The preceding three sgRNAs introduced edits at positions 102–106, which are located in the α2 helix. Edits at the α5 helix and the non-core α6 helix also enriched in the primary screen. With sg22 we observed several resistance mutations at positions 148–152. With CBE, an A149T mutation comprised 94.2% of all edited alleles on day 7 (Supplementary Fig. 8h), which alone was able to confer resistance, but when V148I occurred in combination, we saw further enrichment (Fig. 7k, l). When sg22 was screened with ABE, we saw A > G editing at positions 3, 4, 9 and 10, leading to a V148A substitution in all edited alleles. This edit alone was sufficient to cause Venetoclax resistance, and we observed secondary edits which also enriched during drug treatment (Supplementary Fig. 8i).
The final validated sgRNA (sg23) was predicted to make a silent edit with CBE, though we observed low levels of editing in a large window (C0-C18), resulting in non-resistant missense edits.

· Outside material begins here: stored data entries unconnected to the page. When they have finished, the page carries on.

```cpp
constexpr int BIS_NS = 2;
template <int NM>
__global__ __launch_bounds__(256) void symeig_bisect_kernel(const double* __restrict__ d, const double* __restrict__ e,
                                                            int n, int first, int count, double* __restrict__ lam,
                                                            const int* flags, int* status, long* counters) {
  if (blockIdx.x == 0 && threadIdx.x == 0) {
    if (status) *status = flags[3];
    if (flags[3]) atomicAdd(reinterpret_cast<unsigned long long*>(&counters[RT_CNT_EIG_TIMEOUT]), 1ull);
  }
  __shared__ double sd[NM], se2[NM];
  __shared__ int s_first[2][4];
  const int tid = threadIdx.x, lane = tid & 63, wid = tid >> 6, half = wid & 1;
  double glo = 1e300, ghi = -1e300, emax = 0.0;
  for (int i = lane; i < n; i += 64) {
    const double di = d[i], ei = (i + 1 < n) ? e[i] : 0.0, el = (i > 0) ? fabs(e[i - 1]) : 0.0;
    sd[i] = di;
    se2[i] = ei * ei;
    glo = fmin(glo, di - el - fabs(ei));
    ghi = fmax(ghi, di + el + fabs(ei));
    emax = fmax(emax, ei * ei);
  }
  glo = rtw::wave_min(glo);
  ghi = rtw::wave_max(ghi);
  emax = rtw::wave_max(emax);
  __syncthreads();
  const double tn = fmax(fabs(glo), fabs(ghi));
  double lo = glo - 2.2e-16 * tn * n - 1e-300, hi = ghi + 2.2e-16 * tn * n + 1e-300;
  const double pivmin = 2.2250738585072014e-308 * fmax(1.0, emax);
  const int j = first + min(2 * (int)blockIdx.x + (wid >> 1), count - 1);
  const int want = n - j;
  constexpr int NSH = 128 * BIS_NS;
// ... 11 lines not shown
      q0 = fma(-ei, fast_rcp(q0), di - x0);
      q1 = fma(-ei, fast_rcp(q1), di - x1);
      if (fabs(q0) < pivmin) q0 = -pivmin;
      if (fabs(q1) < pivmin) q1 = -pivmin;
      c0 += (q0 < 0.0); c1 += (q1 < 0.0);
    }
    int first = NSH;
    if (c1 >= want) first = s0 + 1;
    if (c0 >= want) first = s0;
    first = rtw::wave_min_i32(first);
    if (lane == 0) s_first[pass & 1][wid] = first;
    __syncthreads();
    first = min(s_first[pass & 1][wid & 2], s_first[pass & 1][(wid & 2) + 1]);
    if (first == NSH) {
      lo = lo + h * NSH;
    } else {
      hi = lo + h * (first + 1);
      lo = lo + h * first;
    }
  }
  if (lane == 0 && half == 0) lam[j] = 0.5 * (lo + hi);
}

struct VecParams {
  const double* d;
  const double* e;
  const double* lam;
  const double* V;
  const double* tau;
  const double* C;
  double* W;
  int n, k;
};

constexpr int RBK = 4;

template <int NM>
__global__ __launch_bounds__(64) void symeig_wy_kernel(const double* __restrict__ V, int n, double* __restrict__ C) {
  constexpr int PER = NM / 64;
  const int b = blockIdx.x, lane = threadIdx.x, k0 = n - 3 - RBK * b;
  double v[RBK][PER];
#pragma unroll
  for (int u = 0; u < RBK; ++u)
#pragma unroll
    for (int q = 0; q < PER; ++q) {
      const int k = k0 - u, j = lane + 64 * q;
// ... 126 lines not shown
      a[u] = dot;
    }
#pragma unroll
    for (int u = 0; u < RBK; ++u) a[u] = rtw::wave_sum(a[u]);
    const double s0 = tk[0] * a[0];
    const double s1 = tk[1] * (a[1] - cc[0] * s0);
    const double s2 = tk[2] * (a[2] - cc[1] * s0 - cc[2] * s1);
    const double s3 = tk[3] * (a[3] - cc[3] * s0 - cc[4] * s1 - cc[5] * s2);
#pragma unroll
    for (int q = 0; q < PER; ++q)
      zr[q] = fma(-s3, vc[3][q], fma(-s2, vc[2][q], fma(-s1, vc[1][q], fma(-s0, vc[0][q], zr[q]))));
#pragma unroll
    for (int u = 0; u < RBK; ++u)
#pragma unroll
      for (int q = 0; q < PER; ++q) vc[u][q] = vn[u][q];
  }
#pragma unroll
  for (int q = 0; q < PER; ++q) {
    const int j = lane + 64 * q;
    if (j < n) z[j] = zr[q];
  }
  __syncthreads();
  for (int i = lane; i < n; i += 64) p.W[(size_t)i * p.k + t] = z[i];
}

}

extern "C" int rt_sym_eig_values(rt_ctx* ctx, const double* G, int64_t n, double* lam, int* status) {
  return rt_sym_eig_values_part(ctx, G, n, 0, n, lam, status);
}

extern "C" int rt_sym_eig_values_part(rt_ctx* ctx, const double* G, int64_t n, int64_t first, int64_t count, double* lam,
                                      int* status) {
  if (!ctx) return RT_ERR_ARG;
  RT_ARG_CHECK(ctx, G && lam && n >= 3 && first >= 0 && count >= 1 && first + count <= n);
  if (n > NMAX) {
    ctx->err = "rt_sym_eig_values: n > 1024 not supported (the matrix must stay resident in the LDS of <= 128 CUs)";
    return RT_ERR_UNSUPPORTED;
  }
  const bool large = n > 512;
  const bool small_team = !large && ctx->num_cus < TW_SMALL && ctx->num_cus >= TW_SMALL / 2;
  int tw = large ? TW_LARGE : (small_team ? TW_SMALL / 2 : TW_SMALL);
  const bool local = n <= 64;
  if (local) tw = 1;
  if (tw > ctx->num_cus) {
    ctx->err = "rt_sym_eig_values: not enough compute units for the cooperative tridiagonalisation";
// ... 21 lines not shown

  const int RB = (int)((n + tw - 1) / tw);
  const size_t lds = sizeof(double) * ((size_t)RB * (local ? n + 2 : n) + 5 * n + 16);
  const bool tiny = n <= 256, tinier = n <= 128;
  RT_TRY(rt_func_lds(ctx, reinterpret_cast<const void*>(&symeig_tridiag_kernel<128>), 150 * 1024));
  RT_TRY(rt_func_lds(ctx, reinterpret_cast<const void*>(&symeig_tridiag_kernel<256>), 150 * 1024));
  RT_TRY(rt_func_lds(ctx, reinterpret_cast<const void*>(&symeig_tridiag_kernel<512>), 150 * 1024));
  RT_TRY(rt_func_lds(ctx, reinterpret_cast<const void*>(&symeig_tridiag_kernel<1024>), 150 * 1024));
  {
    int per_cu = 0;
    if (large)
      RT_HIP_CHECK(ctx, hipOccupancyMaxActiveBlocksPerMultiprocessor(&per_cu, symeig_tridiag_kernel<1024>, TT, lds));
    else if (tinier)
      RT_HIP_CHECK(ctx, hipOccupancyMaxActiveBlocksPerMultiprocessor(&per_cu, symeig_tridiag_kernel<128>, TT, lds));
    else if (tiny)
      RT_HIP_CHECK(ctx, hipOccupancyMaxActiveBlocksPerMultiprocessor(&per_cu, symeig_tridiag_kernel<256>, TT, lds));
    else
      RT_HIP_CHECK(ctx, hipOccupancyMaxActiveBlocksPerMultiprocessor(&per_cu, symeig_tridiag_kernel<512>, TT, lds));
    if ((long)per_cu * ctx->num_cus < tw) {
      ctx->err = "rt_sym_eig_values: the device cannot keep all cooperating workgroups resident";
      return RT_ERR_UNSUPPORTED;
    }
  }
  const dim3 bgrid((unsigned)((count + 1) / 2));
  if (large) {
    hipLaunchKernelGGL(symeig_tridiag_kernel<1024>, dim3(tw), dim3(TT), lds, st, tp);
    RT_HIP_CHECK(ctx, hipGetLastError());
    hipLaunchKernelGGL(symeig_bisect_kernel<1024>, bgrid, dim3(256), 0, st, tp.d, tp.e, (int)n, (int)first, (int)count,
                       lam, tp.flags, status, ctx->dev_counters);
  } else {
    if (tinier)
      hipLaunchKernelGGL(symeig_tridiag_kernel<128>, dim3(tp.spread ? 16 * tw : tw), dim3(TT), lds, st, tp);
    else if (tiny)
      hipLaunchKernelGGL(symeig_tridiag_kernel<256>, dim3(tp.spread ? 16 * tw : tw), dim3(TT), lds, st, tp);
    else
      hipLaunchKernelGGL(symeig_tridiag_kernel<512>, dim3(tp.spread ? 16 * tw : tw), dim3(TT), lds, st, tp);
    RT_HIP_CHECK(ctx, hipGetLastError());
    hipLaunchKernelGGL(symeig_bisect_kernel<512>, bgrid, dim3(256), 0, st, tp.d, tp.e, (int)n, (int)first, (int)count,
                       lam, tp.flags, status, ctx->dev_counters);
  }
  RT_HIP_CHECK(ctx, hipGetLastError());
  ctx->eig.d = tp.d; ctx->eig.e = tp.e; ctx->eig.V = tp.V; ctx->eig.tau = tp.tau; ctx->eig.n = n; ctx->eig.base = base;
  ctx->eig.gen = ctx->scratch2_gen;
  return RT_OK;
}

extern "C" int rt_sym_eig_vectors(rt_ctx* ctx, int64_t n, int64_t k, const double* lam, double* W) {
  if (!ctx) return RT_ERR_ARG;
  RT_ARG_CHECK(ctx, lam && W && k >= 1 && k <= n);
  if (ctx->eig.n != n || ctx->eig.base == nullptr || ctx->eig.base != ctx->scratch2 || ctx->eig.gen != ctx->scratch2_gen) {
    ctx->err = "rt_sym_eig_vectors: must follow rt_sym_eig_values on the same ctx and matrix with no other composite "
               "operator (greedy, projection, sweep) in between";
    return RT_ERR_ARG;
  }
  VecParams vp;
  vp.d = ctx->eig.d; vp.e = ctx->eig.e; vp.lam = lam; vp.V = ctx->eig.V; vp.tau = ctx->eig.tau;
  vp.W = W; vp.n = (int)n; vp.k = (int)k;
  const int nblk = (int)((n - 2 + RBK - 1) / RBK);
  void* cbuf = nullptr;
  int rc = rt_scratch(ctx, sizeof(double) * 6 * (size_t)nblk, &cbuf);
  if (rc != RT_OK) return rc;
  vp.C = static_cast<const double*>(cbuf);
  RT_TRY(rt_func_lds(ctx, reinterpret_cast<const void*>(&symeig_vectors_kernel<128>), 80 * 1024));
  RT_TRY(rt_func_lds(ctx, reinterpret_cast<const void*>(&symeig_vectors_kernel<256>), 80 * 1024));
  RT_TRY(rt_func_lds(ctx, reinterpret_cast<const void*>(&symeig_vectors_kernel<512>), 80 * 1024));
  RT_TRY(rt_func_lds(ctx, reinterpret_cast<const void*>(&symeig_vectors_kernel<1024>), 80 * 1024));
  if (n > 512) {
// ... 24 lines not shown
```

### romtime_amd/csrc/wave_ops.h

```cpp
#pragma once
#include <hip/hip_runtime.h>

namespace rtw {
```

With ABE all edited alleles carried the L169P missense mutation (Supplementary Fig. 8j). Interestingly, this edit only enriched when V170A mutagenesis was observed in tandem (Fig. 7m). This resistance mechanism is particularly interesting, because residues 169 and 170 do not come in direct contact with Venetoclax. Mapping of these mutations onto the crystal structure of BCL2 shows the potential of a larger structural impact, whereby substitution with a significantly smaller side chain on the inner face of the helix, or disrupting the helix altogether with a proline substitution, may create vacated space that may cause additional conformational changes (Fig. 7n). A summary of the performance of sgs19−23 in both screens is provided (Supplementary Fig. 8k).
By leveraging PAM-flexible Cas9-NG paired with ABE and CBEs, we were able to densely tile BCL2 and identify nucleotide substitutions that confer resistance to Venetoclax, including three previously-documented mutations (F104L, D103E, D103Y), and several resistant mutations that, to our knowledge, have not been reported. This screen demonstrates the power of tiling base editing screens in a positive selection setting, and identifies a condensed region of BCL2 (100−175) harboring many resistance mutations, which may be particularly interesting for follow up with more exhaustive forms of mutagenesis.